Supporting Infrastructure Summary #
| Component | Technology | Role | Status |
|---|---|---|---|
| PostgreSQL 15 | postgres:15-alpine |
Primary persistence: runs, stages, artifacts, approvals | Implemented |
| PgBouncer 1.22 | edoburu/pgbouncer:1.22.1 |
Connection pooling in transaction mode | Implemented |
| Flyway 10 | flyway/flyway:10-alpine |
Schema migration management (V1–V6) | Implemented |
| Valkey 8.0 | valkey/valkey:8.0 |
MCP cache, rate-limit accounting, PR serialization lock | Implemented |
| Healthcheck | Node.js 20 / Express 4 / ioredis 5 |
Valkey write-availability probe; exposes
GET /health
|
Implemented |
| Garage S3 | Garage (S3-compatible API), port 3900 | Test bundle storage, 7-day retention | Planned |
| Temporal | Temporal server + workers | Deterministic workflow orchestration | Planned |
| LLM Agents (3) | Repo Crawler, Test Case Generator, Test Engineer | Stateless LLM invocations with JSON Schema contracts | Planned |
| Observability | OTel Collector · Tempo 2.4 · Prometheus 2.52 · Grafana 10.4 | LLM trace ingestion, token-accounting metrics, alerting | Implemented |
The Observability plane is implemented and operational.
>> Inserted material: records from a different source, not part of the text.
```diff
@@ -53,29 +60,29 @@
     if (mb >= n_mblk) return;
     const int n0 = nb * BN;
     const int n_stage = K / GM_BK;
-    const int n_blk = T / 8, n_cg = C / 16;
+    const int n_blk = T / TR, n_cg = C / CH;
     const int tb = mb % n_blk, cg = (mb / n_blk) % n_cg, item = mb / (n_blk * n_cg);
-    const size_t m_base = ((size_t)item * C + (size_t)cg * 16) * T + (size_t)tb * 8;
-    auto grow = [&](int r) -> size_t { return m_base + (size_t)(r >> 3) * T + (r & 7); };
-    __shared__ float s_scale[8], s_inv[8];
-    __shared__ unsigned s_tmax[8];
-    if (tid < 8) {
+    const size_t m_base = ((size_t)item * C + (size_t)cg * CH) * T + (size_t)tb * TR;
+    auto grow = [&](int r) -> size_t { return m_base + (size_t)(r / TR) * T + (r % TR); };
+    __shared__ float s_scale[TR], s_inv[TR];
+    __shared__ unsigned s_tmax[TR];
+    if (tid < TR) {
         float inv;
-        s_scale[tid] = ac_act_scale_lane(in_amax ? in_amax + (size_t)item * T : nullptr, tb * 8 + tid, tb * 8 + tid, &inv);
+        s_scale[tid] = ac_act_scale_lane(in_amax ? in_amax + (size_t)item * T : nullptr, tb * TR + tid, tb * TR + tid, &inv);
         s_inv[tid] = inv;
         s_tmax[tid] = 0u;
     }
 
-    f32x4 acc[GM_MT][NT];
-#pragma unroll
-    for (int m = 0; m < GM_MT; ++m)
+    f32x4 acc[MT][NT];
+#pragma unroll
+    for (int m = 0; m < MT; ++m)
 #pragma unroll
         for (int n = 0; n < NT; ++n) acc[m][n] = (f32x4){0.f, 0.f, 0.f, 0.f};
 
-    const float* a_ptr[GM_A_ITERS];
-    int a_off[GM_A_ITERS];
-#pragma unroll
-    for (int i = 0; i < GM_A_ITERS; ++i) {
+    const float* a_ptr[A_ITERS];
+    int a_off[A_ITERS];
+#pragma unroll
+    for (int i = 0; i < A_ITERS; ++i) {
         const int e = tid + 256 * i;
         const int row = e >> 3, kq = e & 7;
         a_ptr[i] = x + grow(row) * (size_t)K + 4 * kq;
@@ -83,7 +90,7 @@
     }
     const f16x8* wbase = wpk + (size_t)nb * n_stage * BFRAGS;
 
-    float4 pre_a[GM_A_ITERS];
+    float4 pre_a[A_ITERS];
     auto prefetch = [&](int s) {
         f16x8* dst = (s & 1) ? s_b1 : s_b0;
 #pragma unroll
@@ -92,20 +99,20 @@
             __builtin_amdgcn_global_load_lds(wbase + (size_t)s * BFRAGS + inst * 64 + lane, dst + inst * 64, 16, 0, 0);
         }
 #pragma unroll
-        for (int i = 0; i < GM_A_ITERS; ++i) pre_a[i] = *reinterpret_cast<const float4*>(a_ptr[i] + (size_t)s * GM_BK);
+        for (int i = 0; i < A_ITERS; ++i) pre_a[i] = *reinterpret_cast<const float4*>(a_ptr[i] + (size_t)s * GM_BK);
     };
     prefetch(0);
     __syncthreads();
-    float a_scale[GM_A_ITERS];
-#pragma unroll
-    for (int i = 0; i < GM_A_ITERS; ++i) a_scale[i] = s_scale[((tid + 256 * i) >> 3) & 7];
+    float a_scale[A_ITERS];
+#pragma unroll
+    for (int i = 0; i < A_ITERS; ++i) a_scale[i] = s_scale[((tid + 256 * i) >> 3) % TR];
 
     const int frag_row = lane & 15, frag_k = 8 * (lane >> 4);
     for (int s = 0; s < n_stage; ++s) {
         __syncthreads();
         const f16x8* s_b = (s & 1) ? s_b1 : s_b0;
 #pragma unroll
-        for (int i = 0; i < GM_A_ITERS; ++i) {
+        for (int i = 0; i < A_ITERS; ++i) {
             const float v[4] = {pre_a[i].x, pre_a[i].y, pre_a[i].z, pre_a[i].w};
             unsigned short h[4], l[4];
 #pragma unroll
@@ -121,10 +128,10 @@
         __builtin_amdgcn_s_waitcnt(0);
         __syncthreads();
         if (s + 1 < n_stage) prefetch(s + 1);
-        f16x8 ah[GM_MT], al[GM_MT];
-#pragma unroll
-        for (int m = 0; m < GM_MT; ++m) {
-            const int off = (wm * 64 + m * 16 + frag_row) * GM_ASTRIDE + frag_k;
+        f16x8 ah[MT], al[MT];
+#pragma unroll
+        for (int m = 0; m < MT; ++m) {
+            const int off = (wm * (BM / 2) + m * 16 + frag_row) * GM_ASTRIDE + frag_k;
             ah[m] = *reinterpret_cast<const f16x8*>(&s_hi[off]);
             al[m] = *reinterpret_cast<const f16x8*>(&s_lo[off]);
         }
@@ -133,12 +140,88 @@
             const f16x8 bh = s_b[(0 * (BN / 16) + wn * NT + n) * 64 + lane];
             const f16x8 bl = s_b[(1 * (BN / 16) + wn * NT + n) * 64 + lane];
 #pragma unroll
-            for (int m = 0; m < GM_MT; ++m) {
+            for (int m = 0; m < MT; ++m) {
                 acc[m][n] = __builtin_amdgcn_mfma_f32_16x16x32_f16(ah[m], bl, acc[m][n], 0, 0, 0);
                 acc[m][n] = __builtin_amdgcn_mfma_f32_16x16x32_f16(al[m], bh, acc[m][n], 0, 0, 0);
                 acc[m][n] = __builtin_amdgcn_mfma_f32_16x16x32_f16(ah[m], bh, acc[m][n], 0, 0, 0);
             }
         }
+    }
+    if constexpr (FINAL) {
+        constexpr int WR = BM / 2, WC = BN / 2;
+        constexpr int ROW_F4 = WC / 4;
+        constexpr int P_ITERS = 16 * ROW_F4 / 64;
+        const int g = lane >> 4, px = lane & 15;
+        float* s_tile = reinterpret_cast<float*>(s_raw);
+        float* sw = s_tile + wm * WR * TSTRIDE + wn * WC;
+        auto y_offset = [&](int m, int i, int& tr) -> size_t {
+            const int e = lane + 64 * i;
+            const int row = e / ROW_F4, q4 = e - row * ROW_F4;
+            tr = wm * WR + m * 16 + row;
+            return grow(tr) * (size_t)N + n0 + wn * WC + 4 * q4;
+        };
+        float4 rr[2][P_ITERS];
+#pragma unroll
+        for (int i = 0; i < P_ITERS; ++i) { int tr; rr[0][i] = *reinterpret_cast<const float4*>(resid + y_offset(0, i, tr)); }
+        __syncthreads();
+#pragma unroll
+        for (int m = 0; m < MT; ++m)
+#pragma unroll
+            for (int n = 0; n < NT; ++n)
+#pragma unroll
+                for (int r = 0; r < 4; ++r) sw[(m * 16 + g * 4 + r) * TSTRIDE + n * 16 + px] = acc[m][n][r];
+        __builtin_amdgcn_wave_barrier();
+#pragma unroll
+        for (int m = 0; m < MT; ++m) {
+            if (m + 1 < MT) {
+#pragma unroll
+                for (int i = 0; i < P_ITERS; ++i) { int tr; rr[(m + 1) & 1][i] = *reinterpret_cast<const float4*>(resid + y_offset(m + 1, i, tr)); }
+            }
+#pragma unroll
+            for (int i = 0; i < P_ITERS; ++i) {
+                const int e = lane + 64 * i;
+                const int row = e / ROW_F4, q4 = e - row * ROW_F4;
+                int tr;
+                const size_t o = y_offset(m, i, tr);
+                const int c = cg * CH + tr / TR;
+                const float sc = scale[c] * (w_unscale * s_inv[tr % TR]), sh = shift[c];
+                float4* cell = reinterpret_cast<float4*>(&sw[(m * 16 + row) * TSTRIDE + 4 * q4]);
+                float4 v = *cell;
+                v.x = fmaxf(v.x * sc + sh, 0.f); v.y = fmaxf(v.y * sc + sh, 0.f);
+                v.z = fmaxf(v.z * sc + sh, 0.f); v.w = fmaxf(v.w * sc + sh, 0.f);
+                const float4 q = rr[m & 1][i];
+                v.x += q.x; v.y += q.y; v.z += q.z; v.w += q.w;
+                *cell = v;
+                if (y) *reinterpret_cast<float4*>(y + o) = v;
+            }
+        }
+        __syncthreads();
+        if (tid < TR * (BN / 2)) {
+            const int t = tid / (BN / 2), cp = tid - t * (BN / 2);
+            const float* tp = s_tile + t * TSTRIDE + 2 * cp;
+            int cw[4];
+            float2 a[4];
+#pragma unroll
+            for (int co = 0; co < 4; ++co) {
+                cw[co] = co < C_out ? co : 0;
+                const float bv = fin_b[cw[co]];
+                a[co] = make_float2(bv, bv);
+            }
+#pragma unroll
+            for (int c = 0; c < CH; ++c) {
+                const float2 v = *reinterpret_cast<const float2*>(tp + c * TR * TSTRIDE);
+#pragma unroll
+                for (int co = 0; co < 4; ++co) {
+                    const float wv = fin_w[cw[co] * CH + c];
+                    a[co].x = fmaf(wv, v.x, a[co].x); a[co].y = fmaf(wv, v.y, a[co].y);
+                }
+            }
+#pragma unroll
+            for (int co = 0; co < 4; ++co)
+                if (co < C_out)
+                    *reinterpret_cast<float2*>(spec + (((size_t)item * C_out + co) * T + (size_t)tb * TR + t) * N + n0 + 2 * cp) = a[co];
+        }
+        return;
     }
     const int g = lane >> 4, px = lane & 15;
     float* so = s_out + wave * 16 * OSTRIDE;
@@ -153,7 +236,7 @@
         return grow(tr) * (size_t)N + n0 + wn * (16 * NT) + 4 * q4;
     };
 #if GM_RESID_AHEAD
-    static_assert(GM_MT == 4, "the residual prefetch is laid out for four strips");
+    static_assert(MT == 4, "the residual prefetch is laid out for four strips");
     unsigned char* s_res = s_raw + O_BYTES + wave * R_BYTES;
     if (RESID) {
 #pragma unroll
@@ -172,7 +255,7 @@
 #pragma unroll
     for (int i = 0; i < E_ITERS; ++i) vm[i] = 0.f;
 #pragma unroll
-    for (int m = 0; m < GM_MT; ++m) {
+    for (int m = 0; m < MT; ++m) {
 #pragma unroll
         for (int n = 0; n < NT; ++n)
 #pragma unroll
@@ -209,12 +292,12 @@
 #pragma unroll
     for (int i = 0; i < E_ITERS; ++i) vm[i] = 0.f;
 #pragma unroll
-    for (int m = 0; m < GM_MT; ++m) {
+    for (int m = 0; m < MT; ++m) {
 #pragma unroll
         for (int n = 0; n < NT; ++n)
 #pragma unroll
             for (int r = 0; r < 4; ++r) so[(g * 4 + r) * OSTRIDE + n * 16 + px] = acc[m][n][r];
-        if (RESID && m + 1 < GM_MT) {
+        if (RESID && m + 1 < MT) {
 #pragma unroll
             for (int i = 0; i < E_ITERS; ++i) { int c; rr[(m + 1) & 1][i] = *reinterpret_cast<const float4*>(resid + out_offset(m + 1, i, c)); }
         }
@@ -280,3 +363,33 @@
     AC_LAUNCH_CHECK();
     return AC_OK;
 }
+
+extern "C" int ac_final_abi_version(void) { return AC_FINAL_ABI_VERSION; }
+
+extern "C" int ac_tdf_linear_final_f16x3(ac_ctx* ctx, const float* x, const void* w_packed, const float* scale, const float* shift,
+                                          const float* resid, const float* final_w, const float* final_b, float* spec, float* y,
+                                          long long M, int N, int K, int T, int C, int C_out, float w_unscale, const float* in_amax,
+                                          void* stream) {
+    AC_REQUIRE(ctx && x && w_packed && scale && shift && spec, "null pointer");
+    AC_REQUIRE(resid, "the residual is required (this is the block's second TDF layer)");
+    AC_REQUIRE(final_w && final_b, "null pointer (final conv)");
+    AC_REQUIRE(C > 0 && GM_BM_FINAL % C == 0, "96 % C == 0 (a tile holds every channel of its pixels)");
+    AC_REQUIRE(C == 48, "C == 48 (the tile built is 48 channels x 2 time rows)");
+    AC_REQUIRE(T > 0 && T % (GM_BM_FINAL / C) == 0, "T % (96 / C) == 0");
+    AC_REQUIRE(M > 0 && M % ((long long)C * T) == 0, "rows = items x C x T");
+    AC_REQUIRE(N > 0 && N % 192 == 0, "N % 192 == 0");
+    AC_REQUIRE(K > 0 && K % GM_BK == 0, "K % 32 == 0");
+    AC_REQUIRE(C_out >= 1 && C_out <= 4, "1 <= C_out <= 4");
+    const long long n_mblk = M / GM_BM_FINAL;
+    const int n_nblk = N / 192;
+    const long long nblk = n_mblk * n_nblk;
+    AC_REQUIRE(nblk < (1LL << 31) - 8 && n_mblk < (1LL << 31), "grid too large");
+    int ord_g = n_nblk, ord_r = 1;
+    if (n_nblk % 4 == 0 && n_nblk > 4 && n_mblk % 16 == 0) { ord_g = 4; ord_r = 16; }
+    dim3 grid((unsigned)nblk), block(256);
+    hipLaunchKernelGGL((k_tdf_linear_f16x3<6, true, GM_BM_FINAL, 2, true>), grid, block, 0, (hipStream_t)stream, x, (const f16x8*)w_packed,
+                       scale, shift, resid, y, (int)n_mblk, N, K, T, C, w_unscale, in_amax, (float*)nullptr, ord_g, ord_r, final_w, final_b,
+                       spec, C_out);
+    AC_LAUNCH_CHECK();
+    return AC_OK;
+}
diff --git a/audio_cut_amd/separation/tfc_tdf.py b/audio_cut_amd/separation/tfc_tdf.py
--- a/audio_cut_amd/separation/tfc_tdf.py
+++ b/audio_cut_amd/separation/tfc_tdf.py
@@ -158,7 +158,12 @@
             probe.append((e0, e1, 2.0 * x.shape[0] * x.shape[1] * x.shape[1] * 9 * x.shape[2] * x.shape[3]))
         return y, ay
 
-    def _tdf(self, x: torch.Tensor, ax: torch.Tensor, hip, tape: _AmaxTape):
+    def takes_final(self, c: int, t: int, final_w: torch.Tensor) -> bool:
+        from .._native import Context
+        return (hasattr(self, "lwp0") and c % 16 == 0 and t % 8 == 0 and final_w.shape[1] == c
+                and Context.tdf_final_tileable(c, t, self.lw1.shape[1], self.lw1.shape[0], final_w.shape[0]))
+
+    def _tdf(self, x: torch.Tensor, ax: torch.Tensor, hip, tape: _AmaxTape, final=None):
         from .._native import NativeError
         rows = x.shape[0] * x.shape[1] * x.shape[2]
         ay = tape.new(x.shape[2])
@@ -166,6 +171,9 @@
             ah = tape.new(x.shape[2])
             h = hip.tdf_linear_f16x3(x, self.lwp0, self.lw0.shape[0], self.ls0.view(-1), self.lb0.view(-1), self._l_unscale[0],
                                      in_amax=ax, out_amax=ah)
+            if final is not None:
+                return hip.tdf_linear_final_f16x3(h, self.lwp1, self.lw1.shape[0], self.ls1.view(-1), self.lb1.view(-1),
+                                                  self._l_unscale[1], x, final[0], final[1], in_amax=ah), None
             y = hip.tdf_linear_f16x3(h, self.lwp1, self.lw1.shape[0], self.ls1.view(-1), self.lb1.view(-1), self._l_unscale[1], resid=x,
                                      in_amax=ah, out_amax=ay)
             return y, ay
@@ -175,7 +183,7 @@
             return y, ay
         raise NativeError(f"TDF of shape {tuple(x.shape)} -> {self.lw0.shape[0]} is not tileable by the HIP kernels")
 
-    def forward_hip(self, x: torch.Tensor, ax: torch.Tensor, hip, tape: _AmaxTape, probe=None, first=None):
+    def forward_hip(self, x: torch.Tensor, ax: torch.Tensor, hip, tape: _AmaxTape, probe=None, first=None, final=None):
         start = 0
         if first is not None:
             if probe is not None:
@@ -196,7 +204,7 @@
             start = 1
         for j in range(start, self.l):
             x, ax = self._conv(x, ax, j, hip, tape, probe)
-        return self._tdf(x, ax, hip, tape)
+        return self._tdf(x, ax, hip, tape, final)
 
 
 class TfcTdfNet(nn.Module):
@@ -291,6 +299,11 @@
         if self.block_tap is not None: self.block_tap("bottleneck", x)
         for i in range(n):
             x, ax = self._up(x, ax, i, hip, skips.pop(), tape)
-            x, ax = self.dec[i].forward_hip(x, ax, hip, tape, self.conv_probe)
+            final = None
+            if i == n - 1 and self.block_tap is None and self.dec[i].takes_final(x.shape[1], x.shape[2], self.final_w):
+                final = (self.final_w, self.final_b)
+            x, ax = self.dec[i].forward_hip(x, ax, hip, tape, self.conv_probe, final=final)
+            if final is not None:
+                return x
             if self.block_tap is not None: self.block_tap(f"dec{i}", x)
         return hip.conv1x1_small(x, self.final_w, self.final_b, relu=False)
diff --git a/include/audiocut_hip_final.h b/include/audiocut_hip_final.h
--- /dev/null
+++ b/include/audiocut_hip_final.h
@@ -0,0 +1,23 @@
+#ifndef AUDIOCUT_HIP_FINAL_H
+#define AUDIOCUT_HIP_FINAL_H
+
+#include "audiocut_hip.h"
+
+#ifdef __cplusplus
+extern "C" {
+#endif
+
+#define AC_FINAL_ABI_VERSION 1
+
+int ac_final_abi_version(void);
+
+int ac_tdf_linear_final_f16x3(ac_ctx* ctx, const float* x, const void* w_packed, const float* scale, const float* shift,
+                              const float* resid, const float* final_w, const float* final_b, float* spec, float* y,
+                              long long M, int N, int K, int T, int C, int C_out, float w_unscale, const float* in_amax,
+                              void* stream);
+
+#ifdef __cplusplus
+}
+#endif
+
+#endif
```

LLM agents emit structured OpenTelemetry spans and token-count metrics through an OTel Collector, which routes traces to Grafana Tempo and metrics to Prometheus. A pre-built LLM Token Accounting dashboard in Grafana provides real-time token usage, P95 latency, and call-rate panels. See Observability for the full pipeline reference.